Saved entries
------

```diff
+struct HeadArgs {
+  const float* hin ; const float* Wout ; const float* bout; const float* obs ; float* lpf; const float* joint_bias;
+  HeadParams hp; uint32_t seed, env_off, step; int argmax, N; float* action; float* logp;
+};
+__device__ __forceinline__ float head_joint(const HeadArgs& p, int n, int j, float om_raw, float os_raw) {
+  const HeadParams& hp = p.hp;
+  const float om = om_raw + p.bout[j], os = os_raw + p.bout[KBJ_NU + j];
+  float mean = om + p.joint_bias[j] + (j >= 10 ? p.obs[(size_t)n * hp.ld_obs + KBJ_OBS_CMD + 6 + (j - 10)] : 0.0f);
+  float sd = fminf((softplusf_(os) + hp.min_std) * hp.var_scale, hp.max_std);
+  float y0 = p.lpf[n * KBJ_NU + j];
+  float y = y0 + hp.alpha * (mean - y0);
+  p.lpf[n * KBJ_NU + j] = y;
+  float a = y;
+  if (!p.argmax) {
+    uint32_t b0, b1;
+    nn_threefry(p.seed ^ ((uint32_t)KBJ_RNG_ACTION * 0x9E3779B9u), p.env_off + (uint32_t)n, p.step, (uint32_t)j, b0, b1);
+    float u1 = (float)((b0 >> 8) + 1u) * (1.0f / 16777216.0f), u2 = (float)(b1 >> 8) * (1.0f / 16777216.0f);
+    a = y + sd * (sqrtf(-2.0f * logf(u1)) * cosf(6.283185307179586f * u2));
+  }
+  p.action[n * KBJ_NU + j] = a;
+  float z = (a - y) / sd;
+  return -0.5f * z * z - logf(sd) - 0.5f * kLog2Pi;
+}
+
 constexpr int HEAD_ENVS = 16;
-constexpr int HEAD_WAVES = 4;
+constexpr int HEAD_TILES = 3;
+constexpr int HEAD_CHUNK = 16;
 typedef float head_f32x4 __attribute__((ext_vector_type(4)));
-__global__ __launch_bounds__(64 * HEAD_WAVES) void actor_head_fused_kernel(const float* __restrict__ hin , int H, const float* __restrict__ Wout ,
-                                                                          const float* __restrict__ bout, const float* __restrict__ obs ,
-                                                                          float* __restrict__ lpf, const float* __restrict__ joint_bias, HeadParams hp, uint32_t seed,
-                                                                          uint32_t env_off, uint32_t step, int argmax, int N, float* __restrict__ action,
-                                                                          float* __restrict__ logp) {
-  __shared__ float outs[HEAD_WAVES][HEAD_ENVS][49];
-  __shared__ float lps[HEAD_WAVES][HEAD_ENVS][KBJ_NU + 1];
-  const int lane = threadIdx.x & 63, wv = threadIdx.x >> 6, g = lane >> 4, c = lane & 15;
-  const int n0 = (blockIdx.x * HEAD_WAVES + wv) * HEAD_ENVS;
-  if (n0 < N) {
-    const float* arow = hin + (size_t)min(n0 + c, N - 1) * H + 4 * g;
-    const float* brow[3] = {Wout + (size_t)c * H + 4 * g, Wout + (size_t)(16 + c) * H + 4 * g, Wout + (size_t)min(32 + c, 2 * KBJ_NU - 1) * H + 4 * g};
-    head_f32x4 acc[3] = {{0, 0, 0, 0}, {0, 0, 0, 0}, {0, 0, 0, 0}};
-    for (int k = 0; k < H; k += 16) {
-      const head_f32x4 a = *reinterpret_cast<const head_f32x4*>(arow + k);
-#pragma unroll
-      for (int t = 0; t < 3; ++t) {
-        const head_f32x4 b = *reinterpret_cast<const head_f32x4*>(brow[t] + k);
-#pragma unroll
-        for (int q = 0; q < 4; ++q) acc[t] = __builtin_amdgcn_mfma_f32_16x16x4f32(a[q], b[q], acc[t], 0, 0, 0);
-      }
-    }
-#pragma unroll
-    for (int t = 0; t < 3; ++t)
-#pragma unroll
-      for (int r = 0; r < 4; ++r) outs[wv][4 * g + r][16 * t + c] = acc[t][r];
-  }
-  __syncthreads();
-  if (n0 < N) {
-    for (int item = lane; item < HEAD_ENVS * KBJ_NU; item += 64) {
-      const int e = item / KBJ_NU, j = item - e * KBJ_NU, n = n0 + e;
-      float lp = 0;
-      if (n < N) {
-        const float om = outs[wv][e][j] + bout[j], os = outs[wv][e][KBJ_NU + j] + bout[KBJ_NU + j];
-        float mean = om + joint_bias[j] + (j >= 10 ? obs[(size_t)n * hp.ld_obs + KBJ_OBS_CMD + 6 + (j - 10)] : 0.0f);
-        float sd = fminf((softplusf_(os) + hp.min_std) * hp.var_scale, hp.max_std);
-        float y0 = lpf[n * KBJ_NU + j];
-        float y = y0 + hp.alpha * (mean - y0);
-        lpf[n * KBJ_NU + j] = y;
-        float a = y;
-        if (!argmax) {
-          uint32_t b0, b1;
-          nn_threefry(seed ^ ((uint32_t)KBJ_RNG_ACTION * 0x9E3779B9u), env_off + (uint32_t)n, step, (uint32_t)j, b0, b1);
-          float u1 = (float)((b0 >> 8) + 1u) * (1.0f / 16777216.0f), u2 = (float)(b1 >> 8) * (1.0f / 16777216.0f);
-          a = y + sd * (sqrtf(-2.0f * logf(u1)) * cosf(6.283185307179586f * u2));
+template <int H>
+__global__ __launch_bounds__(64 * HEAD_TILES) void actor_head_rows_kernel(HeadArgs p) {
+  static_assert(H % 16 == 0, "k blocks of 16");
+  __shared__ float outs[HEAD_ENVS][49];
+  __shared__ float lps[HEAD_ENVS][KBJ_NU + 1];
+  const int lane = threadIdx.x & 63, t = threadIdx.x >> 6, g = lane >> 4, c = lane & 15;
+  const int n0 = blockIdx.x * HEAD_ENVS, N = p.N;
+  {
+    const float* arow = p.hin + (size_t)min(n0 + c, N - 1) * H + 4 * g;
+    const float* brow = p.Wout + (size_t)min(16 * t + c, 2 * KBJ_NU - 1) * H + 4 * g;
+    head_f32x4 acc = {0, 0, 0, 0};
+    constexpr int KB = H / 16;
+#pragma unroll
+    for (int k0 = 0; k0 < KB; k0 += HEAD_CHUNK) {
+      head_f32x4 a[HEAD_CHUNK], b[HEAD_CHUNK];
+#pragma unroll
+      for (int i = 0; i < HEAD_CHUNK; ++i)
+        if (k0 + i < KB) {
+          a[i] = *reinterpret_cast<const head_f32x4*>(arow + 16 * (k0 + i));
+          b[i] = *reinterpret_cast<const head_f32x4*>(brow + 16 * (k0 + i));
         }
-        action[n * KBJ_NU + j] = a;
-        float z = (a - y) / sd;
-        lp = -0.5f * z * z - logf(sd) - 0.5f * kLog2Pi;
-      }
-      lps[wv][e][j] = lp;
-    }
-  }
-  __syncthreads();
-  if (n0 < N && lane < HEAD_ENVS && n0 + lane < N) {
+      __builtin_amdgcn_sched_barrier(0);
+#pragma unroll
+      for (int i = 0; i < HEAD_CHUNK; ++i)
+        if (k0 + i < KB) {
+#pragma unroll
+          for (int q = 0; q < 4; ++q) acc = __builtin_amdgcn_mfma_f32_16x16x4f32(a[i][q], b[i][q], acc, 0, 0, 0);
+        }
+      __builtin_amdgcn_sched_barrier(0);
+    }
+#pragma unroll
+    for (int r = 0; r < 4; ++r) outs[4 * g + r][16 * t + c] = acc[r];
+  }
+  __syncthreads();
+  for (int item = threadIdx.x; item < HEAD_ENVS * KBJ_NU; item += 64 * HEAD_TILES) {
+    const int e = item / KBJ_NU, j = item - e * KBJ_NU, n = n0 + e;
+    lps[e][j] = n < N ? head_joint(p, n, j, outs[e][j], outs[e][KBJ_NU + j]) : 0.0f;
+  }
+  __syncthreads();
+  if (threadIdx.x < HEAD_ENVS && n0 + threadIdx.x < N) {
     float lp = 0;
 #pragma unroll
-    for (int j = 0; j < KBJ_NU; ++j) lp += lps[wv][lane][j];
-    logp[n0 + lane] = lp;
-  }
+    for (int j = 0; j < KBJ_NU; ++j) lp += lps[threadIdx.x][j];
+    p.logp[n0 + threadIdx.x] = lp;
+  }
+}
+inline bool actor_head_launch(hipStream_t s, int H, const HeadArgs& a) {
+  return dispatch_hidden(H, [&](auto hc) {
+    hipLaunchKernelGGL((actor_head_rows_kernel<decltype(hc)::value>), dim3((a.N + HEAD_ENVS - 1) / HEAD_ENVS), dim3(64 * HEAD_TILES), 0, s, a);
+    return true;
+  });
 }
 
 __global__ __launch_bounds__(256) void critic_value_fused_kernel(const float* __restrict__ hin , int H, const float* __restrict__ wout ,
```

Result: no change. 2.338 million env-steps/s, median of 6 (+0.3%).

------

Your response should contain each line of the entries above that holds the string "outs".

* Solution:
-  __shared__ float outs[HEAD_WAVES][HEAD_ENVS][49];
-      for (int r = 0; r < 4; ++r) outs[wv][4 * g + r][16 * t + c] = acc[t][r];
-        const float om = outs[wv][e][j] + bout[j], os = outs[wv][e][KBJ_NU + j] + bout[KBJ_NU + j];
+  __shared__ float outs[HEAD_ENVS][49];
+    for (int r = 0; r < 4; ++r) outs[4 * g + r][16 * t + c] = acc[r];
+    lps[e][j] = n < N ? head_joint(p, n, j, outs[e][j], outs[e][KBJ_NU + j]) : 0.0f;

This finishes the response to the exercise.